Combine Wet Ingredients
- Once the egg and sugar mixture is light and airy, gently fold in the slightly cooled melted chocolate and butter mixture.
- Use a rubber spatula to combine until just incorporated.
- Avoid over-mixing at this stage.
Add Dry Ingredients
- In a medium bowl, whisk together the all-purpose flour, cocoa powder, baking powder, and salt.
- Sift these dry ingredients into the wet mixture to prevent lumps.
- Gently fold them in with a spatula until only a few streaks of flour remain and the mixture is just combined.
- Be careful not to over-mix, as this can develop too much gluten and result in cakier cookies rather than fudgy ones.
- Finally, using a rubber spatula, fold in the mini chocolate chips.
Optional Chill
- It is highly recommended to chill the dough for 20 to 30 minutes, or up to 1-2 hours.
- This chilling period allows the fats in the chocolate and butter to firm up, making the dough easier to handle and contributing to a fudgier final texture.
- If time is limited, the cookies can be baked immediately, but be prepared for them to spread a bit more.
- If the dough becomes too hard after chilling, let it sit at room temperature for 10-15 minutes to soften slightly before scooping.
Scoop and Bake
- Using a medium cookie scoop (about 1½ to 2 tablespoons), scoop out portions of dough and roll them into balls.
- Place the cookie dough balls about 2 inches apart on the prepared baking sheets.
- For an extra touch of flavor and visual appeal, sprinkle each cookie with a little flaky sea salt before baking.
Bake to Gooey Perfection
- Bake for 9-12 minutes.
- The cookies should appear set around the edges, but the centers should still look slightly soft and gooey.
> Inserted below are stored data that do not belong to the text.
template <int KS, int NB, bool ACT, int NS, bool POOL>
__global__ __launch_bounds__(kST) void mlp_stream_fwd_kernel(StreamArgs p) {
  using SP = SplitPairs<NS>;
  constexpr int kCols = NB * 32;
  constexpr int kWBytes = KS * NS * kCols * 64;
  __shared__ __attribute__((aligned(16))) unsigned char Wl[kWBytes];
  __shared__ __attribute__((aligned(16))) float Ps[4][KS * 32];
  __shared__ __attribute__((aligned(16))) float tiles[4][32 * kSLd];
  __shared__ double sred[2][4][kCols];
  const int tid = threadIdx.x, lane = tid & 63, wave = tid >> 6;
  const int li = lane & 31, lh = lane >> 5;
  const int Cin = p.Cin, Cout = p.Cout;

  for (int t = tid; t < kCols * KS * 8; t += kST) {
    const int co = t % kCols, kqi = t / kCols;
    const int k = 4 * kqi;
    float v[4];
#pragma unroll
    for (int e = 0; e < 4; ++e) v[e] = (co < Cout && k + e < Cin) ? p.W[(size_t)co * p.ldw + k + e] : 0.f;
    unsigned lo[NS], hi[NS];
    split_pair<NS>(v[0], v[1], lo);
    split_pair<NS>(v[2], v[3], hi);
    const int slab = kqi >> 3, kq = (kqi & 7) * 4;
    const int tt = kq >> 3, hh = (kq >> 2) & 1;
    const int unit = 2 * (tt >> 1) + hh, half = tt & 1;
#pragma unroll
    for (int pc = 0; pc < NS; ++pc)
      *reinterpret_cast<uint2*>(Wl + ((size_t)(slab * NS + pc) * kCols + co) * 64 + ((unit ^ ((co >> 2) & 3)) * 16) + half * 8) = make_uint2(lo[pc], hi[pc]);
  }
  if constexpr (ACT) {
    for (int k = tid; k < KS * 32; k += kST) {
      const int kc = min(k, Cin - 1);
      Ps[0][k] = p.act.mean[kc];
      Ps[1][k] = p.act.invstd[kc];
      Ps[2][k] = p.act.gamma[kc];
      Ps[3][k] = p.act.beta[kc];
    }
  }
  float bv[NB];
#pragma unroll
  for (int j = 0; j < NB; ++j) bv[j] = (p.bias && 32 * j + li < Cout) ? p.bias[32 * j + li] : 0.f;
  float ssum[NB], qsum[NB];
#pragma unroll
  for (int j = 0; j < NB; ++j) ssum[j] = qsum[j] = 0.f;
  __syncthreads();

  const int64_t ntiles = (p.R + 31) / 32;
  const int64_t t_begin = (int64_t)blockIdx.x * p.tiles_per_wg;
  const int64_t t_end = min(ntiles, t_begin + p.tiles_per_wg);
  float* st = tiles[wave];
  constexpr int PF = KS == 1 ? 3 : KS == 2 ? 2 : 1;
  float4 an[PF][KS][4];
  auto load_a = [&](float4 (&dst)[KS][4], int64_t t) {
    const int64_t row = min(t * 32 + li, p.R - 1);
    const float* xrow = p.X + (size_t)row * p.ldx;
#pragma unroll
    for (int sl = 0; sl < KS; ++sl)
#pragma unroll
      for (int tt = 0; tt < 4; ++tt) dst[sl][tt] = *reinterpret_cast<const float4*>(xrow + min(32 * sl + 8 * tt + 4 * lh, Cin - 4));
  };
#pragma unroll
  for (int u = 0; u < PF; ++u)
    if (t_begin + wave + 4 * u < t_end) load_a(an[u], t_begin + wave + 4 * u);
  for (int64_t tb = t_begin + wave; tb < t_end; tb += 4 * PF) {
#pragma unroll
   for (int u = 0; u < PF; ++u) {
    const int64_t t = tb + 4 * u;
    if (t >= t_end) break;
    float4 ac[KS][4];
#pragma unroll
    for (int sl = 0; sl < KS; ++sl)
#pragma unroll
      for (int tt = 0; tt < 4; ++tt) ac[sl][tt] = an[u][sl][tt];
    if (t + 4 * PF < t_end) load_a(an[u], t + 4 * PF);
    f32x16 acc[NB];
#pragma unroll
    for (int j = 0; j < NB; ++j)
#pragma unroll
      for (int i = 0; i < 16; ++i) acc[j][i] = 0.f;
#pragma unroll
    for (int sl = 0; sl < KS; ++sl) {
      float v[4][4];
#pragma unroll
      for (int tt = 0; tt < 4; ++tt) {
        v[tt][0] = ac[sl][tt].x; v[tt][1] = ac[sl][tt].y; v[tt][2] = ac[sl][tt].z; v[tt][3] = ac[sl][tt].w;
        if constexpr (ACT) {
          const int k = 32 * sl + 8 * tt + 4 * lh;
          const float4 m4 = *reinterpret_cast<const float4*>(&Ps[0][k]), i4 = *reinterpret_cast<const float4*>(&Ps[1][k]);
          const float4 g4 = *reinterpret_cast<const float4*>(&Ps[2][k]), b4 = *reinterpret_cast<const float4*>(&Ps[3][k]);
          const float pm[4] = {m4.x, m4.y, m4.z, m4.w}, pi[4] = {i4.x, i4.y, i4.z, i4.w};
          const float pg[4] = {g4.x, g4.y, g4.z, g4.w}, pb[4] = {b4.x, b4.y, b4.z, b4.w};
#pragma unroll
          for (int e = 0; e < 4; ++e) {
            const float a = ((v[tt][e] - pm[e]) * pi[e]) * pg[e] + pb[e];
            v[tt][e] = a > 0.f ? a : 0.f;
          }
        }
      }
#pragma unroll
      for (int s = 0; s < 2; ++s) {
        unsigned q0[NS], q1[NS], q2[NS], q3[NS];
        split_pair<NS>(v[2 * s][0], v[2 * s][1], q0);
        split_pair<NS>(v[2 * s][2], v[2 * s][3], q1);
        split_pair<NS>(v[2 * s + 1][0], v[2 * s + 1][1], q2);
        split_pair<NS>(v[2 * s + 1][2], v[2 * s + 1][3], q3);
        u32x4 af[NS];
#pragma unroll
        for (int pc = 0; pc < NS; ++pc) af[pc] = u32x4{q0[pc], q1[pc], q2[pc], q3[pc]};
        constexpr int JG = NB >= 2 ? 2 : 1;
#pragma unroll
        for (int j0 = 0; j0 < NB; j0 += JG) {
          u32x4 bfr[JG][NS];
#pragma unroll
          for (int jj = 0; jj < JG; ++jj) {
            const int co = 32 * (j0 + jj) + li;
#pragma unroll
            for (int pc = 0; pc < NS; ++pc)
              bfr[jj][pc] = *reinterpret_cast<const u32x4*>(Wl + ((size_t)(sl * NS + pc) * kCols + co) * 64 + (((2 * s + lh) ^ ((co >> 2) & 3)) * 16));
          }
#pragma unroll
          for (int qd = 0; qd < SP::N; ++qd)
#pragma unroll
            for (int jj = 0; jj < JG; ++jj)
              acc[j0 + jj] = __builtin_amdgcn_mfma_f32_32x32x16_bf16(__builtin_bit_cast(bf16x8, af[SP::A[qd]]),
                                                                     __builtin_bit_cast(bf16x8, bfr[jj][SP::B[qd]]), acc[j0 + jj], 0, 0, 0);
        }
      }
    }
    const int64_t r0 = t * 32;
#pragma unroll
    for (int j = 0; j < NB; ++j) {
      const bool cok = 32 * j + li < Cout;
      float s = 0.f, q = 0.f;
      if constexpr (POOL) {
        float vmax = -INFINITY, vmin = INFINITY;
        int rmax = 0, rmin = 0;
#pragma unroll
        for (int i = 0; i < 16; ++i) {
          const int m = (i & 3) + 8 * (i >> 2) + 4 * lh;
          const float y = acc[j][i] + bv[j];
          s += y;
          q += y * y;
          if (y > vmax) { vmax = y; rmax = m; }
          if (y < vmin) { vmin = y; rmin = m; }
        }
        const float omax = __shfl_xor(vmax, 32, kWave), omin = __shfl_xor(vmin, 32, kWave);
        const int ormax = __shfl_xor(rmax, 32, kWave), ormin = __shfl_xor(rmin, 32, kWave);
        if (omax > vmax || (omax == vmax && ormax < rmax)) { vmax = omax; rmax = ormax; }
        if (omin < vmin || (omin == vmin && ormin < rmin)) { vmin = omin; rmin = ormin; }
        if (lh == 0 && cok) {
          const size_t o = (size_t)t * Cout + 32 * j + li;
          p.ymax[o] = vmax;
          p.ymin[o] = vmin;
          p.amax[o] = (uint8_t)rmax;
          p.amin[o] = (uint8_t)rmin;
        }
        if (!cok) s = q = 0.f;
        ssum[j] += s;
        qsum[j] += q;
        continue;
      }
#pragma unroll
      for (int i = 0; i < 16; ++i) {
        const int m = (i & 3) + 8 * (i >> 2) + 4 * lh;
        float y = acc[j][i] + bv[j];
        y = (r0 + m < p.R && cok) ? y : 0.f;
        s += y;
        q += y * y;
        st[m * kSLd + li] = y;
      }
      ssum[j] += s;
      qsum[j] += q;
      __builtin_amdgcn_wave_barrier();
#pragma unroll
      for (int pp = 0; pp < 4; ++pp) {
        const int row = pp * 8 + (lane >> 3), c4 = (lane & 7) * 4;
        const f32x4 vv = *reinterpret_cast<const f32x4*>(st + row * kSLd + c4);
        const int64_t r = r0 + row;
        const int cc = 32 * j + c4;
        if (r < p.R && cc < Cout) __builtin_nontemporal_store(vv, reinterpret_cast<f32x4*>(p.Y + (size_t)r * Cout + cc));
      }
      __builtin_amdgcn_wave_barrier();
    }
   }
  }
  if (p.partial) {
#pragma unroll
    for (int j = 0; j < NB; ++j) {
      const float s = ssum[j] + __shfl_xor(ssum[j], 32, kWave), q = qsum[j] + __shfl_xor(qsum[j], 32, kWave);
      if (lane < 32) {
        sred[0][wave][32 * j + li] = (double)s;
        sred[1][wave][32 * j + li] = (double)q;
      }
    }
    __syncthreads();
    for (int col = tid; col < kCols; col += kST)
      if (col < Cout) {
        p.partial[((size_t)blockIdx.x * 2 + 0) * Cout + col] = sred[0][0][col] + sred[0][1][col] + sred[0][2][col] + sred[0][3][col];
        p.partial[((size_t)blockIdx.x * 2 + 1) * Cout + col] = sred[1][0][col] + sred[1][1][col] + sred[1][2][col] + sred[1][3][col];
      }
  } else if (p.stat) {
#pragma unroll
    for (int j = 0; j < NB; ++j) {
      const float s = ssum[j] + __shfl_xor(ssum[j], 32, kWave), q = qsum[j] + __shfl_xor(qsum[j], 32, kWave);
      if (lane < 32) {
        sred[0][wave][32 * j + li] = (double)s;
        sred[1][wave][32 * j + li] = (double)q;
      }
    }
    __syncthreads();
    for (int col = tid; col < kCols; col += kST)
      if (col < Cout) {
        atomicAdd(p.stat + col, sred[0][0][col] + sred[0][1][col] + sred[0][2][col] + sred[0][3][col]);
        atomicAdd(p.stat + Cout + col, sred[1][0][col] + sred[1][1][col] + sred[1][2][col] + sred[1][3][col]);
      }
    if (p.finalize) {
      __shared__ unsigned last;
      wait_vm_complete();
      __syncthreads();
      unsigned* ticket = reinterpret_cast<unsigned*>(p.stat + 2 * Cout);
      if (tid == 0) last = atomicAdd(ticket, 1u) == gridDim.x - 1 ? 1u : 0u;
      __syncthreads();
      if (!last) return;
      const BnFinalize& fin = p.fin;
      for (int c = tid; c < Cout; c += kST) {
        const double s1 = __hip_atomic_load(p.stat + c, __ATOMIC_RELAXED, __HIP_MEMORY_SCOPE_AGENT);
        const double s2 = __hip_atomic_load(p.stat + Cout + c, __ATOMIC_RELAXED, __HIP_MEMORY_SCOPE_AGENT);
        const double m = s1 / (double)fin.rows;
        double var = s2 / (double)fin.rows - m * m;
        if (var < 0.0) var = 0.0;
        fin.mean[c] = (float)m;
        fin.invstd[c] = (float)(1.0 / sqrt(var + (double)fin.eps));
        if (fin.running_mean) {
          const double unbiased = fin.rows > 1 ? var * ((double)fin.rows / (double)(fin.rows - 1)) : var;
          fin.running_mean[c] = (float)((1.0 - fin.momentum) * (double)fin.running_mean[c] + fin.momentum * m);
          fin.running_var[c] = (float)((1.0 - fin.momentum) * (double)fin.running_var[c] + fin.momentum * unbiased);
        }
      }
      if (tid == 0) {
        if (fin.num_batches_tracked) *fin.num_batches_tracked += 1;
        *ticket = 0u;
      }
    }
  }
}
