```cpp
enum { X16_BIAS_GLOBAL_MFMA = 0, X16_BIAS_LDS_MFMA = 1, X16_BIAS_LDS_C = 2 };
#define X16_BIAS_SLOT 1536
struct X16BiasLds {
    unsigned char* slots;
    unsigned addr;
    __device__ __forceinline__ void stage_in(const float* table, const int n, const int slot, const int lane, const int at = 0) const {
#pragma unroll
        for (int i = 0; i < 6; ++i)
            if (64 * i < n)
                __builtin_amdgcn_global_load_lds((const GLOBAL_AS void*)(table + 64 * i + lane),
                                                 (LDS_AS void*)(slots + slot * X16_BIAS_SLOT + 4 * at + 256 * i), 4, 0, 0);
    }
    __device__ __forceinline__ unsigned at(const int slot, const int at = 0) const { return addr + slot * X16_BIAS_SLOT + 4 * at; }
};
struct X16TileInit {
    f32x4 q[2][4];
    template <int SET, int OFF>
    __device__ __forceinline__ void issue(const unsigned table) {
        asm volatile("ds_read_b128 %0, %4 offset:%5\n\tds_read_b128 %1, %4 offset:%6\n\t"
                     "ds_read_b128 %2, %4 offset:%7\n\tds_read_b128 %3, %4 offset:%8"
                     : "=&v"(q[SET][0]), "=&v"(q[SET][1]), "=&v"(q[SET][2]), "=&v"(q[SET][3])
                     : "v"(table), "i"(OFF), "i"(OFF + 32), "i"(OFF + 64), "i"(OFF + 96)
                     : "memory");
    }
    template <int SET>
    __device__ __forceinline__ void landed() {
// ... 31 lines not shown
    [[maybe_unused]] float bias_cur = 0.0f, bias_nxt = 0.0f;
    if constexpr (LB) {
        x16_bias_read<0>(bias_cur, bias_lds);
        asm volatile("s_waitcnt lgkmcnt(0)" : "+v"(bias_cur));
    } else if constexpr (!CINIT) {
        bias_cur = bias[c];
    }
    auto finish_half = [&](const int t, const int half) {
        float v[8];
#pragma unroll
        for (int r = 0; r < 8; ++r) v[r] = acc[8 * half + r];
        frag f = X16<PREC>::pack(v);
        if (MODE == MODE_HIDDEN) f = X16<PREC>::relu(f, relu_lo);
        hout[2 * t + half] = f;
    };
    static_for<0, NT>([&](auto ot_c) {
        constexpr int ot = decltype(ot_c)::value;
        constexpr int cs = (PAR + ot) & 1, ns = cs ^ 1;
        constexpr bool FETCH = CINIT && ot + 1 < NT;
        X16_T(const unsigned long long s0 = x16_now();)
        if constexpr (CINIT) {
            if constexpr (ot == 0) ti.template settle<cs>();
            if constexpr (FETCH) ti.template issue<ns, (ot + 1) * 128>(bias_lds);
            acc = ti.template get<cs>();
        } else {
            const frag bf = X16<PREC>::bias_frag(bias_cur, h == 0);
            if constexpr (LB) {
                if constexpr (ot + 1 < NT) x16_bias_read<(ot + 1) * 128>(bias_nxt, bias_lds);
            } else {
                if (ot + 1 < NT) bias_cur = bias[(ot + 1) * 32 + c];
            }
            f32x16 zero;
#pragma unroll
            for (int r = 0; r < 16; ++r) zero[r] = 0.0f;
            acc = X16<PREC>::mfma(bf, ones, zero);
        }
        X16_T(const unsigned long long s1 = x16_now(); const unsigned long long rv0 = ws.t_rv;)
        static_for<0, KS>([&](auto ks_c) {
            constexpr int ks = decltype(ks_c)::value;
            const frag a_cur = ws.template next<MODE == MODE_COMPOSITE, NT * KS, ot * KS + ks,
                                                (FETCH && ks < WS::depth - 1) ? X16_TILE_INIT_READS : 0>();
            frag b;
            if (ks < KPE) {
                if (pe_lds) b = *reinterpret_cast<const frag*>(pe_lds + ks * X16_PIECE);
                else b = pe_reg[ks < 4 ? ks : 0];
            } else {
                b = hin[ks >= KPE ? ks - KPE : 0];
            }
            acc = X16<PREC>::mfma(a_cur, b, acc);
        });
        if constexpr (FETCH) ti.template landed<ns>();
        else if constexpr (CINIT && NEXT && ot + 1 == NT) ti.template issue<ns, 0>(next_lds);
        if constexpr (LB && ot + 1 < NT) {
            asm volatile("" : "+v"(bias_nxt), "+v"(acc));
            bias_cur = bias_nxt;
        }
        X16_T(const unsigned long long s2 = x16_now();)
        if (PACKS) {
            finish_half(ot, 0);
            finish_half(ot, 1);
        }
        if constexpr (SAVE && PACKS) {
#ifndef X16_DIAG_NOIMG
            x16_image_store<PREC>(hout[2 * ot], hout[2 * ot + 1], sv->tile0 + ot * 2 * X16_PIECE);
// ... 19 lines not shown
            aux = acc[0];
        } else if (MODE == MODE_COMPOSITE) {
#pragma unroll
            for (int r = 0; r < 16; ++r) red[(ot & 1) * 16 + r] = fmaxf(acc[r], 0.0f) * aux;
            if constexpr (SAVE) {
#pragma unroll
                for (int half = 0; half < 2; ++half) {
                    float v[8];
#pragma unroll
                    for (int r = 0; r < 8; ++r) v[r] = fmaxf(acc[8 * half + r], 0.0f);
                    __builtin_nontemporal_store(X16<PREC>::pack(v), reinterpret_cast<frag*>(sv->tile0 + (2 * ot + half) * X16_PIECE));
                }
                ws.note_stores(2);
            }
            if (ot & 1) {
                float s = butterfly32(red, c);
                const int v = ((c & 1) << 4) | ((c & 2) << 2) | (c & 4) | ((c & 8) >> 2) | ((c & 16) >> 4);
                const int reg = v & 15, tile = (ot - 1) + (v >> 4);
                if (live) po[tile * 32 + (reg & 3) + 8 * (reg >> 2) + 4 * h] = s;
            }
        }
        X16_T(const unsigned long long s3 = x16_now(); ws.t_bias += s1 - s0; ws.t_mfma += (s2 - s1) - (ws.t_rv - rv0); ws.t_epi += s3 - s2;
              if (ws.tl && ws.tile_no >= 20 && ws.tile_no < 33 && (threadIdx.x & 63) == 0) {
                  ws.tl[4 + 2 * (ws.tile_no - 20)] = (float)(s1 & 0xFFFFFF);
                  ws.tl[5 + 2 * (ws.tile_no - 20)] = (float)(s2 & 0xFFFFFF);
              }
              ++ws.tile_no;)
    });
}

struct X16TrainSave {
    unsigned char* xT;
    unsigned char* gS;
    float* geo;
    unsigned* gates;
};

template <int PREC, int WAVES, bool SAVE = false>
__device__ __forceinline__ void nerf_fwd_x16_body(
    const N3dtGeom& g, const unsigned char* __restrict__ packed, const float* __restrict__ fold, const float* __restrict__ xy,
    const float* __restrict__ R, const float* __restrict__ T, const float* __restrict__ Kinv, const float* __restrict__ t_rand,
    float* __restrict__ part, float* __restrict__ wlocal, int bpr, long total_blocks, unsigned char* lds, const int wave,
    const X16TrainSave tsv = X16TrainSave{nullptr, nullptr, nullptr, nullptr}) {
    typedef typename X16<PREC>::frag frag;
    const int lane = threadIdx.x & 63;
    const int c = lane & 31, h = lane >> 5;
    X16_T(const unsigned long long t_entry = x16_now();)

    typedef WeightStream<PREC, WAVES, X16_NCHUNK, X16_NBUF, SAVE ? X16_SAVE_DEPTH : X16_DEPTH,
                         std::conditional_t<SAVE, X16Issue<>, X16Issue<X16_FWD_ISSUE>>> WS;
    WS ws;
    if constexpr (SAVE) {
        ws.gsrc = packed + (size_t)wave * WS::PPW * X16_PIECE + lane * 16;
    } else {
        ws.gsrc = packed + (size_t)wave * WS::PPW * X16_PIECE;
        ws.voff = lane * 16;
    }
    ws.ring = lds;
    ws.lds_addr0 = (unsigned)(size_t)(LDS_AS unsigned char*)lds + lane * 16;
// ... 31 lines not shown
    auto sv_hidden = [&](const int l) -> const X16SaveStage<PREC>* {
        if constexpr (SAVE) {
            svs.tile0 = xT_blk + (size_t)(2 + 12 * l) * 2 * X16_PIECE;
            svs.gate0 = tsv.gates + ((size_t)rec * 8 + l) * 6 * 64 + lane;
            return &svs;
        } else {
            return nullptr;
        }
    };
    constexpr int BIAS = SAVE ? X16_BIAS_LDS_MFMA : X16_BIAS_LDS_C;
    constexpr int BIAS_DEN = BIAS == X16_BIAS_LDS_C ? X16_BIAS_LDS_C : X16_BIAS_GLOBAL_MFMA;
    X16BiasLds bl{nullptr, 0u};
    constexpr int DEN_AT = 192;
    bl.slots = lds + X16_NBUF * X16_CH * X16_PIECE + (size_t)WAVES * 4 * X16_PIECE + (size_t)wave * 2 * X16_BIAS_SLOT;
    bl.addr = (unsigned)(size_t)(LDS_AS unsigned char*)bl.slots + (BIAS == X16_BIAS_LDS_C ? 16 * h : 4 * c);
    bl.stage_in(fb + n3dt_bias_offset(0), 384, 0, lane);
    auto bias_slot = [&](const int k) -> unsigned {
        if (k < 7) {
            bl.stage_in(fb + n3dt_bias_offset(k + 1), 384, (k + 1) & 1, lane);
        } else {
            bl.stage_in(b10, 192, 0, lane);
            if constexpr (BIAS_DEN == X16_BIAS_LDS_C) bl.stage_in(fb + n3dt_bias_offset(8), 64, 0, lane, DEN_AT);
        }
        return bl.at(k & 1);
    };
    if constexpr (!SAVE) pe_settle(pe);
    ws.prologue_wait();
    X16_T(const unsigned long long t_head = x16_now() - t_entry;)
    X16_T(if (wlocal && live) ws.tl = wlocal + (size_t)blk * X16_BS;)
    X16TileInit ti;
    if constexpr (BIAS == X16_BIAS_LDS_C) ti.template issue<0, 0>(bl.at(0));

    frag ha[24], hb[24];
    float aux;
    x16_stage<PREC, WAVES, 4, 4, 12, MODE_HIDDEN, SAVE, BIAS, 0, true>(ws, ti, fb + n3dt_bias_offset(0), bias_slot(0), bl.at(1), pe, nullptr, ha, ha, aux, po, live, lane, sv_hidden(0));
    x16_stage<PREC, WAVES, 24, 0, 12, MODE_HIDDEN, SAVE, BIAS, 0, true>(ws, ti, fb + n3dt_bias_offset(1), bias_slot(1), bl.at(0), pe, nullptr, ha, hb, aux, po, live, lane, sv_hidden(1));
    x16_stage<PREC, WAVES, 24, 0, 12, MODE_HIDDEN, SAVE, BIAS, 0, true>(ws, ti, fb + n3dt_bias_offset(2), bias_slot(2), bl.at(1), pe, nullptr, hb, ha, aux, po, live, lane, sv_hidden(2));
    x16_stage<PREC, WAVES, 24, 0, 12, MODE_HIDDEN, SAVE, BIAS, 0, true>(ws, ti, fb + n3dt_bias_offset(3), bias_slot(3), bl.at(0), pe, nullptr, ha, hb, aux, po, live, lane, sv_hidden(3));
    x16_stage<PREC, WAVES, 24, 0, 12, MODE_HIDDEN, SAVE, BIAS, 0, true>(ws, ti, fb + n3dt_bias_offset(4), bias_slot(4), bl.at(1), pe, nullptr, hb, ha, aux, po, live, lane, sv_hidden(4));
    x16_stage<PREC, WAVES, 28, 4, 12, MODE_HIDDEN, SAVE, BIAS, 0, true>(ws, ti, fb + n3dt_bias_offset(5), bias_slot(5), bl.at(0), pe, pe_lds, ha, hb, aux, po, live, lane, sv_hidden(5));
    x16_stage<PREC, WAVES, 24, 0, 12, MODE_HIDDEN, SAVE, BIAS, 0, true>(ws, ti, fb + n3dt_bias_offset(6), bias_slot(6), bl.at(1), pe, nullptr, hb, ha, aux, po, live, lane, sv_hidden(6));
    x16_stage<PREC, WAVES, 24, 0, 12, MODE_HIDDEN, SAVE, BIAS, 0, true>(ws, ti, fb + n3dt_bias_offset(7), bias_slot(7), bl.at(0, DEN_AT), pe, nullptr, ha, hb, aux, po, live, lane, sv_hidden(7));
    x16_stage<PREC, WAVES, 24, 0, 1, MODE_DENSITY, false, BIAS_DEN, 0, true>(ws, ti, fb + n3dt_bias_offset(8), bl.at(0, DEN_AT), bl.at(0), pe, nullptr, hb, ha, aux, po, live, lane);
    {
        float sp = __shfl(aux, c, 64);
        if constexpr (SAVE) {
            if (live && h == 0) {
                tsv.geo[(size_t)blk * 64 + c] = sp;
                tsv.geo[(size_t)blk * 64 + 32 + c] = dist;
            }
        }
        float sigma = fmaxf(sp, 0.0f);
        float alpha = 1.0f - expf(-sigma * dist);
        float x = 1.0f - alpha + 1e-10f;
        float Tl = n3dt_exclusive_prod<32>(x, c);
        float w = alpha * Tl;
        float s0 = w, s1 = w * zval;
#pragma unroll
        for (int off = 16; off > 0; off >>= 1) {
            s0 += __shfl_xor(s0, off, 32);
            s1 += __shfl_xor(s1, off, 32);
        }
        float tprod = __shfl(Tl * x, 31, 32);
        if (live && lane == 0) {
            po[N3DT_G + 0] = s0;
            po[N3DT_G + 1] = s1;
            po[N3DT_G + 2] = tprod;
            po[N3DT_G + 3] = 0.0f;
        }
#ifndef X16_STAMP
        if (live && wlocal && h == 0) wlocal[(size_t)blk * X16_BS + c] = w;
#endif
        aux = w;
    }
    if constexpr (SAVE) {
        svs.tile0 = tsv.gS + (size_t)rec * 12 * X16_PIECE + lane * 16;
        svs.gate0 = nullptr;
    }
// ... 74 lines not shown
```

- This slight underbaking is crucial for achieving that signature fudgy interior, as the cookies will continue to cook from residual heat after being removed from the oven.
Create Perfect Cracks with a Pan Whack
- Immediately after removing the baking sheets from the oven, gently whack them on the countertop a couple of times.
- This helps the cookies deflate slightly and settle, giving them those signature crinkly tops and a fudgier bite.
Cool & Serve
- Allow the cookies to cool on the baking sheets for 2-3 minutes before carefully transferring them to a wire rack to cool completely.
- This initial cooling period on the hot pan allows them to firm up enough to be moved without breaking.
- Serve your homemade chocolate brownie cookies slightly warm.
Nutrition Facts
Servings 18
Serving Size 1 cookie (approximately 40 grams)
- Amount Per Serving
- Calories 180kcal
- % Daily Value *
- Total Fat 11g17%
- Saturated Fat 5g25%
- Trans Fat 0.3g
- Cholesterol 26mg9%
- Sodium 137mg6%
- Potassium 80mg3%
- Total Carbohydrate 24g8%
- Dietary Fiber 2g8%
- Sugars 14g
- Protein 2g4%
- Vitamin A 194 IU
- Calcium 18 mg
- Iron 1 mg
- Vitamin D 51 IU
* Percent Daily Values are based on a 2,000 calorie diet. Your daily value may be higher or lower depending on your calorie needs.
Note
- Room‑Temp Eggs: Ensure eggs aren’t cold to avoid seizing the batter.
- Don’t Over‑Bake: Remove when centers still look a bit underdone; they firm up as they cool.
- Mini vs. Large Chocolate Chips: Mini chips distribute gooey pockets more evenly.
- Chill Dough: Chill the dough for 30 minutes before baking to ensure the dough is firm enough to hold its shape and avoid flat cookies.